Exercise instructions:
Each line of the data below that holds the word "CACHE" is to be reported in full.

#### Task inputs

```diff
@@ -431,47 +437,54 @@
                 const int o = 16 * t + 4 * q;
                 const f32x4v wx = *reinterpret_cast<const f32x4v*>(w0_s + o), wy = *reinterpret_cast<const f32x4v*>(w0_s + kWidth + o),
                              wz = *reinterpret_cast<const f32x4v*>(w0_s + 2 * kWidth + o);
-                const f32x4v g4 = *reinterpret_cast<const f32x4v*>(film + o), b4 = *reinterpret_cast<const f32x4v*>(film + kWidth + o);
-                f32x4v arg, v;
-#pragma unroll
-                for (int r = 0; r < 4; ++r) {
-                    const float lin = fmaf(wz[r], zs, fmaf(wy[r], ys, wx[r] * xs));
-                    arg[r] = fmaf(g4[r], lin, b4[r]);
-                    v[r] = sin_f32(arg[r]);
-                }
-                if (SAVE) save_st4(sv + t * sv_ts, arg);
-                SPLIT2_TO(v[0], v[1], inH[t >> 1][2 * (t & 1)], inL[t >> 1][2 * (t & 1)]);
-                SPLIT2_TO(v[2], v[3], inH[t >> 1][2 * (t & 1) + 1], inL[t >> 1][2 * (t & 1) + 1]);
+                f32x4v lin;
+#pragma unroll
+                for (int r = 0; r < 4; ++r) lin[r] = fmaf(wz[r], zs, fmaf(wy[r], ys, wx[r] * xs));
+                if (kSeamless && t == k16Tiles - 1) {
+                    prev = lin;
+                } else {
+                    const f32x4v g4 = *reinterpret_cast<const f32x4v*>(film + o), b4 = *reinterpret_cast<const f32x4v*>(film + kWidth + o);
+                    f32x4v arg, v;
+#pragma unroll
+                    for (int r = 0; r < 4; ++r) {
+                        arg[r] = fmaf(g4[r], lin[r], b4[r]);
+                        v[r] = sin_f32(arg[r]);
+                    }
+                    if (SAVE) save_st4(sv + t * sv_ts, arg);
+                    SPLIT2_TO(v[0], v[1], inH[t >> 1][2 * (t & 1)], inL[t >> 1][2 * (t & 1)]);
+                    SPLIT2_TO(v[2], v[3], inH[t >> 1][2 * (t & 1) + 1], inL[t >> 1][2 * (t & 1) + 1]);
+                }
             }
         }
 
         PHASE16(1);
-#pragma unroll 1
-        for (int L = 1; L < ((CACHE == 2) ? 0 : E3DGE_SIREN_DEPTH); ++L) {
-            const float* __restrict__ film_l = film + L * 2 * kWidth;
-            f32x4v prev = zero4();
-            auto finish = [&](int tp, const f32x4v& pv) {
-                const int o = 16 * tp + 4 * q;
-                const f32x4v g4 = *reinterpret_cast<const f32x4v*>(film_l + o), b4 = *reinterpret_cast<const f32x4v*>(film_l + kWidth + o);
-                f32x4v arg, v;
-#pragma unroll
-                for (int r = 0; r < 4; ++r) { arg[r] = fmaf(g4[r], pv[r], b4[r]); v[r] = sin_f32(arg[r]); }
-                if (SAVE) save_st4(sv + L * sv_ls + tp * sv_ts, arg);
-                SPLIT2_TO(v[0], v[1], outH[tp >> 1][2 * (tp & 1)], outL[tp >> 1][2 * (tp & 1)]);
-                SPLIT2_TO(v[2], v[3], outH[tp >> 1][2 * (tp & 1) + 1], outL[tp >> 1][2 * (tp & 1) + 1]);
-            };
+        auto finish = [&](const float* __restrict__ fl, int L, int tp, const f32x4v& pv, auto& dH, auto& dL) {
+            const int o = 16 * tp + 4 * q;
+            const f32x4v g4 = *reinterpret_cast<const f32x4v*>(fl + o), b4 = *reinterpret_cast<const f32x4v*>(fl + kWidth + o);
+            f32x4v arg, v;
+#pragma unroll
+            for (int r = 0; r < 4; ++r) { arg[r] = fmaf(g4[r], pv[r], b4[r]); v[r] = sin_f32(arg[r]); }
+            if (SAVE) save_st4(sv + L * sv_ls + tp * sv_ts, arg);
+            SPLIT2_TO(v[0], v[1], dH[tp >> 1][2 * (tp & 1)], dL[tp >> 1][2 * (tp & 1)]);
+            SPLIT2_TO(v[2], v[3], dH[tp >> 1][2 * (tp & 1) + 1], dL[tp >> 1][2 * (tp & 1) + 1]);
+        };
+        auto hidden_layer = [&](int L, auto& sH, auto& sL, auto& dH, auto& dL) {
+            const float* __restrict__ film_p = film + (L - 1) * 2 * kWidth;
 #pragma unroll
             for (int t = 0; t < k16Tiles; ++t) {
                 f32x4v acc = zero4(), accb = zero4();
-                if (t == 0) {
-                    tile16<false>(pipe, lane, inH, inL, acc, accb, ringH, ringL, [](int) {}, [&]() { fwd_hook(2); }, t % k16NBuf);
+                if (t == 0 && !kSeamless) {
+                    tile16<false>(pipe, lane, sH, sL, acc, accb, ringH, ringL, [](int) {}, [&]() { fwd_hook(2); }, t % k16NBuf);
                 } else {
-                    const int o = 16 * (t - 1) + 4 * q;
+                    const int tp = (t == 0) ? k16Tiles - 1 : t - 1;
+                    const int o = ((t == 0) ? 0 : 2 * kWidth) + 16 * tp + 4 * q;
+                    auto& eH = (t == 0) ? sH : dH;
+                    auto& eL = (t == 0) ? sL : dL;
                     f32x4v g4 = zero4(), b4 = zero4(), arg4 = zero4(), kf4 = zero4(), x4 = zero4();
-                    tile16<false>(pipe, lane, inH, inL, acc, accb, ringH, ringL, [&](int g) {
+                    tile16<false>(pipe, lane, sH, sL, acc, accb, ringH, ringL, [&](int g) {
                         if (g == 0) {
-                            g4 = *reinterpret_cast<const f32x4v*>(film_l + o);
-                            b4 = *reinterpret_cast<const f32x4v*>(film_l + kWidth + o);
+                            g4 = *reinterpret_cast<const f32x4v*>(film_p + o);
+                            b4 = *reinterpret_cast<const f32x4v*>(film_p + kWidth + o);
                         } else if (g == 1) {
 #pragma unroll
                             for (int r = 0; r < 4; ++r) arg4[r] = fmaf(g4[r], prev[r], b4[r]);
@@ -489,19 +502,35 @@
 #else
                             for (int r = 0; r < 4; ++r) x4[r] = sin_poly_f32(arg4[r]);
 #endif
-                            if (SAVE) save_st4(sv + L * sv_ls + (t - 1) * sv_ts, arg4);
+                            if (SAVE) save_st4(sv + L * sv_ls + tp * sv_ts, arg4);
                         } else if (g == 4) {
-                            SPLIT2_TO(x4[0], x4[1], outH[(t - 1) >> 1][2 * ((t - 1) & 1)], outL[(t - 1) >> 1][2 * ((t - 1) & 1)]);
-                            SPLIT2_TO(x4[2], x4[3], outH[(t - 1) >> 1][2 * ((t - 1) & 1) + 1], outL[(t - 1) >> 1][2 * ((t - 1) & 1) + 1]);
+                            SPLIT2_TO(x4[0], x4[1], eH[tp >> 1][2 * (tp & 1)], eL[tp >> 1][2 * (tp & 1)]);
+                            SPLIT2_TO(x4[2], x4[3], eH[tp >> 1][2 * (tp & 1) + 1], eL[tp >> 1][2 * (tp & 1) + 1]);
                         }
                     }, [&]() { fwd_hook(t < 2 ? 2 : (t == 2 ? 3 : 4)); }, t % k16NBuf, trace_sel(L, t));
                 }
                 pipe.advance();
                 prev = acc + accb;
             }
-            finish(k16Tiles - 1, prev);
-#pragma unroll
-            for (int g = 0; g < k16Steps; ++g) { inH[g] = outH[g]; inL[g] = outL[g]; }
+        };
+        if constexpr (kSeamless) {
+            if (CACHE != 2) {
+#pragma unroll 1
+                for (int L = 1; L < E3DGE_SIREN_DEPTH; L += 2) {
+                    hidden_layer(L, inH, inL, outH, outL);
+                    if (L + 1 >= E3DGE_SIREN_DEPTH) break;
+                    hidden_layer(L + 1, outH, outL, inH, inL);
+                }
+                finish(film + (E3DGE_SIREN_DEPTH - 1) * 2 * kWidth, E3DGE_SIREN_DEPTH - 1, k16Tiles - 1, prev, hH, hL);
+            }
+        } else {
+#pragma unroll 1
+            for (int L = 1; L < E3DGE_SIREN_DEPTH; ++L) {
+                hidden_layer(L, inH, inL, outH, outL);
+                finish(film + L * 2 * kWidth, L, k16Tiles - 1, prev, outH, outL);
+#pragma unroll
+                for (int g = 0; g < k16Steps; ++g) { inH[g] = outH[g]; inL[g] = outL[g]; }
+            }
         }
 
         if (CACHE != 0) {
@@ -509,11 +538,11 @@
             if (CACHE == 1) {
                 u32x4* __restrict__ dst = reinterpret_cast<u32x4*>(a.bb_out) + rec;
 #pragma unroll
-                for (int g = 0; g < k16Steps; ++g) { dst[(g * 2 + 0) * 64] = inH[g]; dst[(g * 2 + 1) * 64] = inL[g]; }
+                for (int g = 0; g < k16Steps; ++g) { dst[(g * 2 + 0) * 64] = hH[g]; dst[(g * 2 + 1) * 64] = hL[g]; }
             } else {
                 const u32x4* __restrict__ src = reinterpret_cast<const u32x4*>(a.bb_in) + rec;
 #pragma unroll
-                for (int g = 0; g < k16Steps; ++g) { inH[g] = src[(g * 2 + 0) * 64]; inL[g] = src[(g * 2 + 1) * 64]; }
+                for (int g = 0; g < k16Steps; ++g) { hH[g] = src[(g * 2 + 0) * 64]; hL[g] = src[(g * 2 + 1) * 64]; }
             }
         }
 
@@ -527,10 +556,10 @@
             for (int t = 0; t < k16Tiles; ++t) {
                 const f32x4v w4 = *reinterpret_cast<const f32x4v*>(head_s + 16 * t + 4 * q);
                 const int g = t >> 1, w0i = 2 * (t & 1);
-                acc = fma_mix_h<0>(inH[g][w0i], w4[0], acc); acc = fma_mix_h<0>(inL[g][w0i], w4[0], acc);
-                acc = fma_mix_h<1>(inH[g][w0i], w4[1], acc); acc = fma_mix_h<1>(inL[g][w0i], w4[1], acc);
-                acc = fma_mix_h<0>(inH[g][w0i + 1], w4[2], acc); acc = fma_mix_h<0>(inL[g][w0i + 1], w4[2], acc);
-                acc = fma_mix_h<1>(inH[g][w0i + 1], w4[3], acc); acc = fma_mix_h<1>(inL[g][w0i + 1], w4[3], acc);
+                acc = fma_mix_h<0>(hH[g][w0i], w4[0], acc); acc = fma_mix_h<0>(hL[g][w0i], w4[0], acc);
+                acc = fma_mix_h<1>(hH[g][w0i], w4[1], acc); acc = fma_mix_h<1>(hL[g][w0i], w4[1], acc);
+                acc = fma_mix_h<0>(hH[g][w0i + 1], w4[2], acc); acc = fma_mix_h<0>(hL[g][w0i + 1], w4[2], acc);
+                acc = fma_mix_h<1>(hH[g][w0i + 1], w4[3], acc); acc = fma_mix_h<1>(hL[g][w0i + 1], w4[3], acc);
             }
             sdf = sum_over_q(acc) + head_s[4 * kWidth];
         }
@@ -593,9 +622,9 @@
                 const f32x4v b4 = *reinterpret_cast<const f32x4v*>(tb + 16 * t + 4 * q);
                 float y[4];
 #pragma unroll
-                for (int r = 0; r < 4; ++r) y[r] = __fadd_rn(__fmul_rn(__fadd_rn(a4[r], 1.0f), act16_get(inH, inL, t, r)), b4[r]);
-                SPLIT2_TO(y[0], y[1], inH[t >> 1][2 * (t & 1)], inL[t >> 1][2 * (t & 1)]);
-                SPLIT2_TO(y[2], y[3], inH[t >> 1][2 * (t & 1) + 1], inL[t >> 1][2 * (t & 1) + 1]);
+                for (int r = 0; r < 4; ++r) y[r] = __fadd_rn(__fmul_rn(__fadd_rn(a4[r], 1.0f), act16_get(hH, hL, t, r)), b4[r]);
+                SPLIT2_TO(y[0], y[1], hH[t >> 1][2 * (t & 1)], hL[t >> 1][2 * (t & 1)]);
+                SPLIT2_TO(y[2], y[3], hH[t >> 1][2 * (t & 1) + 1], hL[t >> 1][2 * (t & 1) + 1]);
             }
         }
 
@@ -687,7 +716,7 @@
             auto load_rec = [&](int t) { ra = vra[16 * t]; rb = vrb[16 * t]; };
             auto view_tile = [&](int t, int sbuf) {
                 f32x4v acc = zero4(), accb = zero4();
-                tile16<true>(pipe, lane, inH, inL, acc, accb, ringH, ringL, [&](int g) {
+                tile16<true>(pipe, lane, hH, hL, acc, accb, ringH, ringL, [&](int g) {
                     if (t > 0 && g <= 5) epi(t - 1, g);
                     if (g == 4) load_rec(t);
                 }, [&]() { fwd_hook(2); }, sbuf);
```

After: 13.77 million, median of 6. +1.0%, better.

########

Solution to this task:
-        for (int L = 1; L < ((CACHE == 2) ? 0 : E3DGE_SIREN_DEPTH); ++L) {
+            if (CACHE != 2) {
         if (CACHE != 0) {
             if (CACHE == 1) {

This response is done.